Lensatic compasses (correct me if wrong) don't have declination adjustment and are used to find magnetic north on a map.


----------



## sireousrex (Nov 24, 2010)

Correct, lensatic compass' have a rotating bezel, but no declination adjustments. I take my bearings on the map using true north and then adjust the bearing for declination back to magnetic north before setting out.

So, let's say I were to locate myself on a map and see that the bearing to my next objective was 90deg. from my location (due east on the map). I would then adjust that 90deg. bearing to the declination on paper or in my head by adding or subtracting local declination (which is depending on your location) and set out the resulting bearing. 

Example in a location like mine where the declination is currently 14deg W: I take the 90deg map bearing and subtract 14deg, giving me 76deg. This is the magnetic bearing I need to follow to reach the objective.
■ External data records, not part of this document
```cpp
int hg_verify_aggregate_device_bits(hg_ctx* ctx, const hg_request* d_reqs, size_t n, const uint64_t* d_words,
                                    const uint8_t* d_sigs, int32_t* d_codes, uint8_t* d_bits, void* stream);

int hg_aggregate_pk(hg_ctx* ctx, const hg_request* reqs, size_t n, const uint64_t* words, size_t nwords,
                    uint8_t* agg_pk_out, int32_t* codes);

int hg_combine_g1(hg_ctx* ctx, const uint8_t* a, const uint8_t* b, size_t n, uint8_t* out, int32_t* codes);

int hg_combine_g2(hg_ctx* ctx, const uint8_t* a, const uint8_t* b, size_t n, uint8_t* out, int32_t* codes);

int hg_pair(hg_ctx* ctx, const uint8_t* g1s, const uint8_t* g2s, size_t n, uint8_t* gt_out, int32_t* codes);

int hg_keygen(hg_ctx* ctx, const uint8_t* scalars_be, size_t n, uint8_t* pks_out);
int hg_sign(hg_ctx* ctx, const uint8_t* scalars_be, size_t n, uint8_t* sigs_out);
int hg_sign_msg(hg_ctx* ctx, const uint8_t* msg, size_t len, const uint8_t* scalars_be, size_t n,
                uint8_t* sigs_out);

int hg_debug_fp_mul(hg_ctx* ctx, const uint32_t* a, const uint32_t* b, size_t n, uint32_t* out);

enum hg_phase { HG_PHASE_VERIFY = 0, HG_PHASE_AGGREGATE = 1, HG_PHASE_SUBMIT = 2, HG_NUM_PHASES = 3 };
int hg_timing_enable(hg_ctx* ctx, int on);
int hg_timing_read(hg_ctx* ctx, double* total_ms, int* launches);
int hg_timing_read_phase(hg_ctx* ctx, int phase, double* total_ms, int* launches);

int hg_debug_fp12(hg_ctx* ctx, int op, const uint8_t* a, const uint8_t* b, size_t n, uint8_t* out);

int hg_sig_pairing_device(hg_ctx* ctx, const uint8_t* d_sigs, size_t n, uint8_t* d_fe, int kernel, void* stream);

int hg_diag_read(hg_ctx* ctx, uint64_t* out, size_t n);

int hg_sync(hg_ctx* ctx);

size_t hg_context_bytes(hg_ctx* ctx);

typedef struct {
  int32_t origin;
  uint32_t receiver;
  uint32_t level;
  uint32_t flags;
  uint32_t ms_off, ms_len;
  uint32_t ind_off, ind_len;
} hg_packet;
#define HG_PKT_HAS_IND 1u
size_t hg_packet_stride_words(hg_ctx* ctx);
int hg_parse_packets(hg_ctx* ctx, const uint8_t* pool, size_t pool_len, const hg_packet* pkts, size_t n,
                     size_t stride_words, hg_request* reqs, uint64_t* words, uint8_t* sigs, int32_t* codes);
int hg_parse_packets_device(hg_ctx* ctx, const uint8_t* d_pool, size_t pool_len, const hg_packet* d_pkts, size_t n,
                            size_t stride_words, hg_request* d_reqs, uint64_t* d_words, uint8_t* d_sigs,
                            int32_t* d_codes, void* stream);
int hg_packet_error(hg_ctx* ctx, int code, const hg_packet* p, char* buf, size_t cap);

typedef struct hg_stores hg_stores;
typedef struct {
  uint32_t receiver;
  uint32_t level;
  uint32_t flags;
  uint32_t best_off, indiv_off;
} hg_store_update;
#define HG_STORE_HAS_BEST 1u
int hg_stores_create(hg_ctx* ctx, const uint32_t* receivers, size_t n_receivers, size_t max_packets, hg_stores** out);
void hg_stores_destroy(hg_stores* st);
int hg_stores_update(hg_stores* st, const hg_store_update* ups, size_t n, const uint64_t* words, size_t nwords);
int hg_stores_read(hg_stores* st, uint32_t receiver, uint32_t level, uint64_t* best, uint64_t* indiv, int* has_best);
int hg_stores_evaluate_device(hg_stores* st, const hg_packet* d_pkts, size_t n, size_t stride_words,
                              const uint64_t* d_words, const int32_t* d_codes, const uint8_t* d_live,
                              int32_t* d_scores, void* stream);
int hg_stores_evaluate(hg_stores* st, const hg_packet* pkts, size_t n, size_t stride_words, const uint64_t* words,
                       const int32_t* codes, const uint8_t* live, int32_t* scores);
size_t hg_stores_select_capacity(hg_stores* st, size_t n, uint32_t k);
int hg_stores_select_device(hg_stores* st, const hg_packet* d_pkts, size_t n, const int32_t* d_scores, uint32_t k,
                            const hg_request* d_reqs, const uint8_t* d_sigs, uint32_t* d_sel, uint32_t* d_count,
                            hg_request* d_out_reqs, uint8_t* d_out_sigs, void* stream);

#define HG_STORE_BEST_SIG 2u
// ... 86 lines not shown
```

Baseline: 6.735 million.

## Store level-2 GT tables in compressed torus form and fold with cheaper multiply

After building the 16-bit window GT tables, a one-time pass converts each Fp12 entry into a compressed torus (Fp6-ratio) representation using batched Montgomery-style inversion, zeroing the upper half. The fold kernel then reads only half the words per term and uses a new cheaper torus multiply program, and the final check compares the pairing output against the torus element via a dedicated compare kernel. This is meant to cut memory traffic and multiply cost in the aggregate fold. In exchange it adds a host sync at table build, a degenerate-entry scan fallback, and a different verification path that always runs the full pairing form.

Result: faster. 6.812 million (median of 6 runs) (+1.1%).

```diff
diff --git a/handel_amd/_lib.py b/handel_amd/_lib.py
--- a/handel_amd/_lib.py
+++ b/handel_amd/_lib.py
@@ -73,6 +73,7 @@
     "hg_registry_size": (_SZ, [_P]),
     "hg_prepare_aggregate": (_I, [_P]),
     "hg_aggregate_tables": (_I, [_P]),
+    "hg_aggregate_tables_torus": (_I, [_P]),
     "hg_prepare_aggregate_msg": (_I, [_P, _P, _SZ]),
     "hg_set_aggregate_level": (_I, [_P, _I]),
     "hg_set_table_budget": (_I, [_P, _SZ]),
diff --git a/handel_amd/csrc/bn256_gt.h b/handel_amd/csrc/bn256_gt.h
--- a/handel_amd/csrc/bn256_gt.h
+++ b/handel_amd/csrc/bn256_gt.h
@@ -37,6 +37,7 @@
   int chunk_grid;
   int chunk;
   int win_bits;
+  bool torus;
 };
 
 void launch_gt_keys(const PointG2* reg, int n, const LineCoef* tab, const PointG1* h, Gt* out, hipStream_t s);
@@ -52,6 +53,9 @@
                      hipStream_t s);
 size_t fe12_ws_bytes(int n);
 bool launch_fe12(Gt* fe, int n, uint8_t* ws, hipStream_t s);
+void launch_tor_scan(Gt* win, size_t nwin, Gt* blk, size_t nblk, int nreg, int* flag, hipStream_t s);
+void launch_tor_convert(Gt* win, size_t nwin, Gt* blk, size_t nblk, int nreg, hipStream_t s);
+void launch_tor_compare(const Gt* fe, const Gt* x, int n, int32_t* codes, uint8_t* bits, hipStream_t s);
 void launch_gt_compare(const Gt* fe, const Gt* y, int n, int32_t* codes, hipStream_t s);
 void launch_gt_compare_bits(const Gt* fe, const Gt* y, int n, int32_t* codes, uint8_t* bits, hipStream_t s);
 
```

Conversely, if my local declination were 14deg E, I would ADD it to the bearing taken from the map.


I hope that makes sense.


----------



## Queen6 (Aug 2, 2006)

Sedi said:


> Oh, finally - very nice - makes me wanna get one! What I didn't really understand is the "bearing lock" feature on the compass. Does it mean it shows the direction longer than your usual 20 sec? Or does it also "freeze"?
> 
> Greetings, Sedi


Yes, the bearing lock or it can be described as bearing memory is persistant and remains 








Regular bearing reading.








Bearing lock activated, with stored bearing displayed in the upper right area of the display, this feature should be on all digital compasses making them far more useful as a navigational aid...

Q-6


----------



## Queen6 (Aug 2, 2006)

The review is not all it could be, I was hoping to have far better pictures of the watches, unfortunately work is far too hectic to allow any time for much else. I decided to release as is with some basic shots or things would have simply dragged on, and the PRG-240 is such a great ABC is would have been a shame not to get the word out there...

This is why the review is a little disjointed as the words were written with several more images in mind, and the logging needs to be included, hopefully if work calms down I will have chance to revisit the post...

Q-6


----------



## cal..45 (Jun 4, 2006)

very nice review, an interesting and informative read, thanks for sharing :-!

as for the watch: oh my, you know my opinion about casio ABC's and this one doesn't change a thing. once more casio left out the essentials, which I consider must haves for an ABC watch. the look, the ruggedness, the build quality - is is the usual high quality standard and that is all good and fine. but seriously, if I'm looking for maximum toughness, I put a g-shock around my wrist anyway (not that i've ever needed it, not even in my job). 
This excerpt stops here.